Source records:

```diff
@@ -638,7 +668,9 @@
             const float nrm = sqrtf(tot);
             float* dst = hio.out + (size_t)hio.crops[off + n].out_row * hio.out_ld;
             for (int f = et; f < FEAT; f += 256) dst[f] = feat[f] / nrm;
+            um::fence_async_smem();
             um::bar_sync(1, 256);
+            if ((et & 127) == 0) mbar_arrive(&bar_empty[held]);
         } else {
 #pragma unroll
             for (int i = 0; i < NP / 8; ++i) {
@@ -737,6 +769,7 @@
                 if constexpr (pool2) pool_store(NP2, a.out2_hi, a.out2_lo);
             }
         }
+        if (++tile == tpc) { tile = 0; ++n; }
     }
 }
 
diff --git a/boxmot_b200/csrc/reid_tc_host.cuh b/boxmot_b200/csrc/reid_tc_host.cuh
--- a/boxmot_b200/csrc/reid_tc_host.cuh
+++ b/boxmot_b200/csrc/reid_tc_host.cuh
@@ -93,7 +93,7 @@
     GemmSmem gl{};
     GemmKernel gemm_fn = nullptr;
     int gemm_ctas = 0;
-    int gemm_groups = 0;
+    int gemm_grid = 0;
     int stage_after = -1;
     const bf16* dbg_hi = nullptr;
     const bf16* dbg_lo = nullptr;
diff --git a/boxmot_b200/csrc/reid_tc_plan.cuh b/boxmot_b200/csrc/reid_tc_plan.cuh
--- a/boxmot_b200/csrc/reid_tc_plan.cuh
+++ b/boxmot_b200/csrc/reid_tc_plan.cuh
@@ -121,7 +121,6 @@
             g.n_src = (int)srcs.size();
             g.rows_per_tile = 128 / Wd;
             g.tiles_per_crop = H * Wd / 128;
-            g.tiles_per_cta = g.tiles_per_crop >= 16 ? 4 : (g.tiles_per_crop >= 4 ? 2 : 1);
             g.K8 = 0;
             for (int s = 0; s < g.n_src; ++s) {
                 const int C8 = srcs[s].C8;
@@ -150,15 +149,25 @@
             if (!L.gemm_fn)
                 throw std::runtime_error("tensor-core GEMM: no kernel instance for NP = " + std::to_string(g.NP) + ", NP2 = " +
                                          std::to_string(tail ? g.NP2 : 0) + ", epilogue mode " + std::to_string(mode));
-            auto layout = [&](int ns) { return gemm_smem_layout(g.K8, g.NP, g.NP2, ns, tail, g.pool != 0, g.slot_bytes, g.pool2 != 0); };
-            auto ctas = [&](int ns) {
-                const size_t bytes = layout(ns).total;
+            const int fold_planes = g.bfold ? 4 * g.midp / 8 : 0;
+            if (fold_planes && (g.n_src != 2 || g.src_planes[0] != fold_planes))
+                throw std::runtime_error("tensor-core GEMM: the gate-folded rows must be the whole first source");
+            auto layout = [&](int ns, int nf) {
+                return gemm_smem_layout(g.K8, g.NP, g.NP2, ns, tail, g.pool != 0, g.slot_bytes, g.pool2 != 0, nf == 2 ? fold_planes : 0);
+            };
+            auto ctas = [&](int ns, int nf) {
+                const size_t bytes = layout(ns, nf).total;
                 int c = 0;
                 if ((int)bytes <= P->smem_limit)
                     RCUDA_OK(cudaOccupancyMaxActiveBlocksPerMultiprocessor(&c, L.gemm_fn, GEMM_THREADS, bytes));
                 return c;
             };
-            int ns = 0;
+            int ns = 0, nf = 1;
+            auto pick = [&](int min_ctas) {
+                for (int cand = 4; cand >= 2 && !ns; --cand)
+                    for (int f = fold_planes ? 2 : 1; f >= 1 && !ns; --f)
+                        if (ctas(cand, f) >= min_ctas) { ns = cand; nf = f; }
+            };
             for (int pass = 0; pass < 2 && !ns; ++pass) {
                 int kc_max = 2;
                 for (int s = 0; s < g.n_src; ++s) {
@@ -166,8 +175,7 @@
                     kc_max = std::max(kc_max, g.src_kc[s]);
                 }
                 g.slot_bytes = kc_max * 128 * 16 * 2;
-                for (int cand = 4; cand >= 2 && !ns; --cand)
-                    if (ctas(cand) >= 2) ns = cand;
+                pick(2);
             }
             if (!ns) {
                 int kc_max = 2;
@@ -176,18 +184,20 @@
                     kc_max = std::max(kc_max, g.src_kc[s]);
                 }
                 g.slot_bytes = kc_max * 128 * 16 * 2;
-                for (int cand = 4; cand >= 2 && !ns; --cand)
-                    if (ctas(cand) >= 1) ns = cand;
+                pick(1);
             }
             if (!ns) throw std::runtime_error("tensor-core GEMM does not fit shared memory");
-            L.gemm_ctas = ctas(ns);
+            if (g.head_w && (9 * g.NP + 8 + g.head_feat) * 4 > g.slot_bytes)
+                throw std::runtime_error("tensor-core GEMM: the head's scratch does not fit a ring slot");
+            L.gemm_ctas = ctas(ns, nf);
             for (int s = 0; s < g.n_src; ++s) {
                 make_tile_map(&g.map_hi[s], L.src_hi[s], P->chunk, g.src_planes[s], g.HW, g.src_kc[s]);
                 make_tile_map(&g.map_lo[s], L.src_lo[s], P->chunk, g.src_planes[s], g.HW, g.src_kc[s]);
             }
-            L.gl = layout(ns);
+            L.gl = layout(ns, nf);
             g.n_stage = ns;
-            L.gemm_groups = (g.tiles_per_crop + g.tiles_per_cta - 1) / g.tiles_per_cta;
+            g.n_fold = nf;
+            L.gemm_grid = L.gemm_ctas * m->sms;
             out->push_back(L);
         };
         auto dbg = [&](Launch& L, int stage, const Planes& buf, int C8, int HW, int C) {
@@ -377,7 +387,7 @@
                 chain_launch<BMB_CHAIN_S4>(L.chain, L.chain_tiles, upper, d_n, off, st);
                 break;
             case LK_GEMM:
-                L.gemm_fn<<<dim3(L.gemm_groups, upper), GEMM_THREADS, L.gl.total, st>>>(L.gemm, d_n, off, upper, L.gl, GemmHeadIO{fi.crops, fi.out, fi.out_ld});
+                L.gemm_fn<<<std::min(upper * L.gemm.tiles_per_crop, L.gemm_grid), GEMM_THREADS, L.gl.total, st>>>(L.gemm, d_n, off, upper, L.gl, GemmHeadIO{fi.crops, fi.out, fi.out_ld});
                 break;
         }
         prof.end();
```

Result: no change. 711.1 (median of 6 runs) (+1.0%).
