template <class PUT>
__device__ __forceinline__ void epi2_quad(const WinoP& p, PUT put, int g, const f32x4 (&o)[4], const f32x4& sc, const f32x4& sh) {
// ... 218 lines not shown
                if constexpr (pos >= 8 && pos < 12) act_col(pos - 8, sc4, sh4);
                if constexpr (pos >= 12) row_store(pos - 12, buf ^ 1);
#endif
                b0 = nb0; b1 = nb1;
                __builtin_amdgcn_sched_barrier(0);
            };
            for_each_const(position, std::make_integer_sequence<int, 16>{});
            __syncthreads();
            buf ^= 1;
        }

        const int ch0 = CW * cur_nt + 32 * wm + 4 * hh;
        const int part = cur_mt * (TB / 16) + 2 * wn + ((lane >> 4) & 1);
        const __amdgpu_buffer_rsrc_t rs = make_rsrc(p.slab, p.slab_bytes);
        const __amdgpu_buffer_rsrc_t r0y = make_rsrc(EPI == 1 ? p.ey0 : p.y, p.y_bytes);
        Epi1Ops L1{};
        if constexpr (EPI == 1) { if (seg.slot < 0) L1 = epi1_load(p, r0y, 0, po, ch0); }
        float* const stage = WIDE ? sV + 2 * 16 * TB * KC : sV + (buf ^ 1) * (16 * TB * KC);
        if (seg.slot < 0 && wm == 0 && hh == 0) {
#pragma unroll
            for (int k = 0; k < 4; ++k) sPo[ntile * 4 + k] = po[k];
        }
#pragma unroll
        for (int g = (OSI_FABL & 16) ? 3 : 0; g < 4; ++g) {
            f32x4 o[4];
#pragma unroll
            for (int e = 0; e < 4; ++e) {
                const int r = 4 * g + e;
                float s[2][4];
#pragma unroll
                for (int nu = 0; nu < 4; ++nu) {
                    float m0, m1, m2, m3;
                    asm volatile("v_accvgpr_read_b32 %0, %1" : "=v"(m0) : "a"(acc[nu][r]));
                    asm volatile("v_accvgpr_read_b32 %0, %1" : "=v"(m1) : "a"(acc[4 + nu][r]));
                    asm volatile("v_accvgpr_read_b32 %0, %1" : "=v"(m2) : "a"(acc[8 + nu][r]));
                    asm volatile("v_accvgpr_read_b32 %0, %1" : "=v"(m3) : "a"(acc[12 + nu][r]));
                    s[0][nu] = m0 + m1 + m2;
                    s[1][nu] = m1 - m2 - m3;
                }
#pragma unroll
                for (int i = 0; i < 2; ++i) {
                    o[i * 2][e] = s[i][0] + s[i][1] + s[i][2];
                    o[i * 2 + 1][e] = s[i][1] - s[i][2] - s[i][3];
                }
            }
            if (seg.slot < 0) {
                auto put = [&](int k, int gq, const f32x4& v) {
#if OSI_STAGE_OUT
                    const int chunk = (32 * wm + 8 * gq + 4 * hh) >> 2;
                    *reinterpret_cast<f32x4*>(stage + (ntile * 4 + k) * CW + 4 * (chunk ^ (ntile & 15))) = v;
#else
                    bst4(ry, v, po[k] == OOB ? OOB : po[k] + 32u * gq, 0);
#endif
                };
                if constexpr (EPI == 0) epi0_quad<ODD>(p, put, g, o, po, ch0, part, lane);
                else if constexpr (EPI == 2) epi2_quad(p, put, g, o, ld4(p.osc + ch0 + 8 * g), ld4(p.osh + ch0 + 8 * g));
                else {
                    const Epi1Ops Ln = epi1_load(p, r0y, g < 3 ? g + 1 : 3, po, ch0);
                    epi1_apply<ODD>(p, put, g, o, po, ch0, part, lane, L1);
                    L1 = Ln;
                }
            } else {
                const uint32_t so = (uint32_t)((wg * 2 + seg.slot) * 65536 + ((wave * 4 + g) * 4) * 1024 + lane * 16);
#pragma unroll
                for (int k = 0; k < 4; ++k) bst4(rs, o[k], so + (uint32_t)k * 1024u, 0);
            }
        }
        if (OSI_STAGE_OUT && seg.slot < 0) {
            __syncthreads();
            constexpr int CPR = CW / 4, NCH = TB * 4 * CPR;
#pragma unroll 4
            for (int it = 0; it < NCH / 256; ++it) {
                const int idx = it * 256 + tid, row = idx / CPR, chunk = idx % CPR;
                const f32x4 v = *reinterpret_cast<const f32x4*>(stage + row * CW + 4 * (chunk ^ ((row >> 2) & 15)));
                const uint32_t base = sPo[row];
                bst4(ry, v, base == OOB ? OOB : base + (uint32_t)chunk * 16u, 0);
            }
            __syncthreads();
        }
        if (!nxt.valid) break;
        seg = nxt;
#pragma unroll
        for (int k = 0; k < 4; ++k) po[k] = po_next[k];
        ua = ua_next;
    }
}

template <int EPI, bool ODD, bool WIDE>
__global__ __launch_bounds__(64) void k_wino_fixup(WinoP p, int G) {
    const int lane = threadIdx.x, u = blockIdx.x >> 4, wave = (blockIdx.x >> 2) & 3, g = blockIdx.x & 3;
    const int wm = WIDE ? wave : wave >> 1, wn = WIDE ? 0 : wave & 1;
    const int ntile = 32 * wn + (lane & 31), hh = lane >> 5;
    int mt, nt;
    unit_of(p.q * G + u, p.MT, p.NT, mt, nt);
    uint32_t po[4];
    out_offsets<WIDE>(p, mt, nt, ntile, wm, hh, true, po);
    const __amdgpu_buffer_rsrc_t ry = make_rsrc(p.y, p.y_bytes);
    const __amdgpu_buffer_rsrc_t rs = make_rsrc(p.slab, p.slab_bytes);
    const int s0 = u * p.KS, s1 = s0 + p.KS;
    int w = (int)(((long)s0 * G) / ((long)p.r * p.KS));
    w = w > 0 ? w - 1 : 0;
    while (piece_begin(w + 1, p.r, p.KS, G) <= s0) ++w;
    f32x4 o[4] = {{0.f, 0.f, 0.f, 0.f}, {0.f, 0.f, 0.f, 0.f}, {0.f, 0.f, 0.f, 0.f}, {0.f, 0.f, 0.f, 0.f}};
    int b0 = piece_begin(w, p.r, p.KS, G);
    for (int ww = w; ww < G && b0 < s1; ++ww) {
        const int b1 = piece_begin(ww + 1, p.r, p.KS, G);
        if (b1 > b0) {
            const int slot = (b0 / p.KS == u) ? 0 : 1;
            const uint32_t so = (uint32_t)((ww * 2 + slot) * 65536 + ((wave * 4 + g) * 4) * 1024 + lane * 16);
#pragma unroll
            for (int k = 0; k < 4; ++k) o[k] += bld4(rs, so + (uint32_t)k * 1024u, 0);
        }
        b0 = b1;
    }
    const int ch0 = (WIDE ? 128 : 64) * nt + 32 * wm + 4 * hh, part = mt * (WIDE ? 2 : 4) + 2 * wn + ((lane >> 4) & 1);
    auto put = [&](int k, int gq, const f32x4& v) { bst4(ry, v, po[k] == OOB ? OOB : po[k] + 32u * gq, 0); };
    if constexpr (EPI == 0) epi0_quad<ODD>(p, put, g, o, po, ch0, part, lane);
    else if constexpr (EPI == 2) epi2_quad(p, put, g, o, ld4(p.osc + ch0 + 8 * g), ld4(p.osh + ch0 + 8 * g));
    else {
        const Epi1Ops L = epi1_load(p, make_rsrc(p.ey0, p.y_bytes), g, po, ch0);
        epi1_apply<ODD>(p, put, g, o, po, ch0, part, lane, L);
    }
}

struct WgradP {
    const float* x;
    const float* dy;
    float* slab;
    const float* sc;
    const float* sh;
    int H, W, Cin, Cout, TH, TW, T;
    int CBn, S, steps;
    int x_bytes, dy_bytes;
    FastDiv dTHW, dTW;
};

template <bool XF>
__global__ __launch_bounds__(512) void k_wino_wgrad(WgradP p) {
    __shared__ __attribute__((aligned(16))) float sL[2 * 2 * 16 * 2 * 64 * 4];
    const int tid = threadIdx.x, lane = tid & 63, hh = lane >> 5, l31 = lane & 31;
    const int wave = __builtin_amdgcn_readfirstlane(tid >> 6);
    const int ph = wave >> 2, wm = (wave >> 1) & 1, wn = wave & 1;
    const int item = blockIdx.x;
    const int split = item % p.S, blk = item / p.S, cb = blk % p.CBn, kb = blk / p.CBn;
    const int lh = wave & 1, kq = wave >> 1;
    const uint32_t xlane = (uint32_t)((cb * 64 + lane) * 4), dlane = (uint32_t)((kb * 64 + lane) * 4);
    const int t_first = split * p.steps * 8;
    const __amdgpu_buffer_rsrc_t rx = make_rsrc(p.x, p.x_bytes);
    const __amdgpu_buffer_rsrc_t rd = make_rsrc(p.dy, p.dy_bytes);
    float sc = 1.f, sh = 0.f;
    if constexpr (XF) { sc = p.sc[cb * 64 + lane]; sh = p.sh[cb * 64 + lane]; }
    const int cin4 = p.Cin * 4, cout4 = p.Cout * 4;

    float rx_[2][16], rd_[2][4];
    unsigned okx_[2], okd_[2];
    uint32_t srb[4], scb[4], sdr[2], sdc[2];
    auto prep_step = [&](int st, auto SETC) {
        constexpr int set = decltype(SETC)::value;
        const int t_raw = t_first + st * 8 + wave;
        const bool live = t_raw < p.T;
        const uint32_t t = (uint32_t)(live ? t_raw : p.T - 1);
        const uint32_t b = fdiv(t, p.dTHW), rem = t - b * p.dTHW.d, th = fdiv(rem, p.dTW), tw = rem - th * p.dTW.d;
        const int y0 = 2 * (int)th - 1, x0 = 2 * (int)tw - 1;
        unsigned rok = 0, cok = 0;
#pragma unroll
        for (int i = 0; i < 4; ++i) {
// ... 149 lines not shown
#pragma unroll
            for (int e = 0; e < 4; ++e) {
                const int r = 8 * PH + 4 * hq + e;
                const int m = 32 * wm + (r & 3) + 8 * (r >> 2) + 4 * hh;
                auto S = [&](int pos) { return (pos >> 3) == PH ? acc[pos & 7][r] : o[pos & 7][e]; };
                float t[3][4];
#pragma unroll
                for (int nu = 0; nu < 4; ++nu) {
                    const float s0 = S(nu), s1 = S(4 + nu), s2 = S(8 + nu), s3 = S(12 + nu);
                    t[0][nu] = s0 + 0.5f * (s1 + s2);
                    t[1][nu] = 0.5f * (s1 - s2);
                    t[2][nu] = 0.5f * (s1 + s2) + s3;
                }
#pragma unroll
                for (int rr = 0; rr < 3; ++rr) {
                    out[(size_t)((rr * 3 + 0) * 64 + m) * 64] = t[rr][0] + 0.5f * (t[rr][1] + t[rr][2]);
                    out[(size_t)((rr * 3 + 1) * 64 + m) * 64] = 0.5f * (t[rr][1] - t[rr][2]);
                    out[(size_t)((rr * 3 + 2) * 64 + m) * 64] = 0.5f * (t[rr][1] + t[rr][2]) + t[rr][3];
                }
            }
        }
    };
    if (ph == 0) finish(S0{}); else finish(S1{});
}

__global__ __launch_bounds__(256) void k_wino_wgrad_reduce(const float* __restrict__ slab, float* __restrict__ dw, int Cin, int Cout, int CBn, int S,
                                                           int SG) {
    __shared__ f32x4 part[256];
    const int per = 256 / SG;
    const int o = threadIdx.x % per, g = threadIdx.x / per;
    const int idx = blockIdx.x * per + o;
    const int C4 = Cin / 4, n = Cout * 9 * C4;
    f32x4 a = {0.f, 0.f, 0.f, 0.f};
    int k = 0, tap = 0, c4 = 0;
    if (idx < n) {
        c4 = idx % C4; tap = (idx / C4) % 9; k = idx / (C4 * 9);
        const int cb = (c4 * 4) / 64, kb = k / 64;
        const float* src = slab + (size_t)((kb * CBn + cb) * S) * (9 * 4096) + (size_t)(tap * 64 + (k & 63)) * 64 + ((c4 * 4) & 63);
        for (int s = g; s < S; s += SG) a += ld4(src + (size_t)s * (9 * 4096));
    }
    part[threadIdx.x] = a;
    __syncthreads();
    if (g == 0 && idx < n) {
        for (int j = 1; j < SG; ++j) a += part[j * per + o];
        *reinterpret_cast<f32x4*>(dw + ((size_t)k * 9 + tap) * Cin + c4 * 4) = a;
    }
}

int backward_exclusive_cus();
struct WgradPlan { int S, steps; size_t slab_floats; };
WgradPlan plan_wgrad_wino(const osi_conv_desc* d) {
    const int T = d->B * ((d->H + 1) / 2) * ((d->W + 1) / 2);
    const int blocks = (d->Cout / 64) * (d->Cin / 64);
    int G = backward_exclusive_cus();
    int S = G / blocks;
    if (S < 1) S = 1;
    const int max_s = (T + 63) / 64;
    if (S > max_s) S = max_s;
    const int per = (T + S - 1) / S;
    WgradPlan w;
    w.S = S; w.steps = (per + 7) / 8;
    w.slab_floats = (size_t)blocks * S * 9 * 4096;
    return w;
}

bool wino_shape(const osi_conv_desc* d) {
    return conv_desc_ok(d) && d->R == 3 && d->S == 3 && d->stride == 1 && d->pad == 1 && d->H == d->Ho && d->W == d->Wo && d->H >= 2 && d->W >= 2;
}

* Exercise prompt
Of all the entries above, retype exactly the lines from the line with "const uint32_t so = (uint32_t)((wg" to the line with "const int slot", both included, and no others.

* Output for this task
                const uint32_t so = (uint32_t)((wg * 2 + seg.slot) * 65536 + ((wave * 4 + g) * 4) * 1024 + lane * 16);
#pragma unroll
                for (int k = 0; k < 4; ++k) bst4(rs, o[k], so + (uint32_t)k * 1024u, 0);
            }
        }
        if (OSI_STAGE_OUT && seg.slot < 0) {
            __syncthreads();
            constexpr int CPR = CW / 4, NCH = TB * 4 * CPR;
#pragma unroll 4
            for (int it = 0; it < NCH / 256; ++it) {
                const int idx = it * 256 + tid, row = idx / CPR, chunk = idx % CPR;
                const f32x4 v = *reinterpret_cast<const f32x4*>(stage + row * CW + 4 * (chunk ^ ((row >> 2) & 15)));
                const uint32_t base = sPo[row];
                bst4(ry, v, base == OOB ? OOB : base + (uint32_t)chunk * 16u, 0);
            }
            __syncthreads();
        }
        if (!nxt.valid) break;
        seg = nxt;
#pragma unroll
        for (int k = 0; k < 4; ++k) po[k] = po_next[k];
        ua = ua_next;
    }
}

template <int EPI, bool ODD, bool WIDE>
__global__ __launch_bounds__(64) void k_wino_fixup(WinoP p, int G) {
    const int lane = threadIdx.x, u = blockIdx.x >> 4, wave = (blockIdx.x >> 2) & 3, g = blockIdx.x & 3;
    const int wm = WIDE ? wave : wave >> 1, wn = WIDE ? 0 : wave & 1;
    const int ntile = 32 * wn + (lane & 31), hh = lane >> 5;
    int mt, nt;
    unit_of(p.q * G + u, p.MT, p.NT, mt, nt);
    uint32_t po[4];
    out_offsets<WIDE>(p, mt, nt, ntile, wm, hh, true, po);
    const __amdgpu_buffer_rsrc_t ry = make_rsrc(p.y, p.y_bytes);
    const __amdgpu_buffer_rsrc_t rs = make_rsrc(p.slab, p.slab_bytes);
    const int s0 = u * p.KS, s1 = s0 + p.KS;
    int w = (int)(((long)s0 * G) / ((long)p.r * p.KS));
    w = w > 0 ? w - 1 : 0;
    while (piece_begin(w + 1, p.r, p.KS, G) <= s0) ++w;
    f32x4 o[4] = {{0.f, 0.f, 0.f, 0.f}, {0.f, 0.f, 0.f, 0.f}, {0.f, 0.f, 0.f, 0.f}, {0.f, 0.f, 0.f, 0.f}};
    int b0 = piece_begin(w, p.r, p.KS, G);
    for (int ww = w; ww < G && b0 < s1; ++ww) {
        const int b1 = piece_begin(ww + 1, p.r, p.KS, G);
        if (b1 > b0) {
            const int slot = (b0 / p.KS == u) ? 0 : 1;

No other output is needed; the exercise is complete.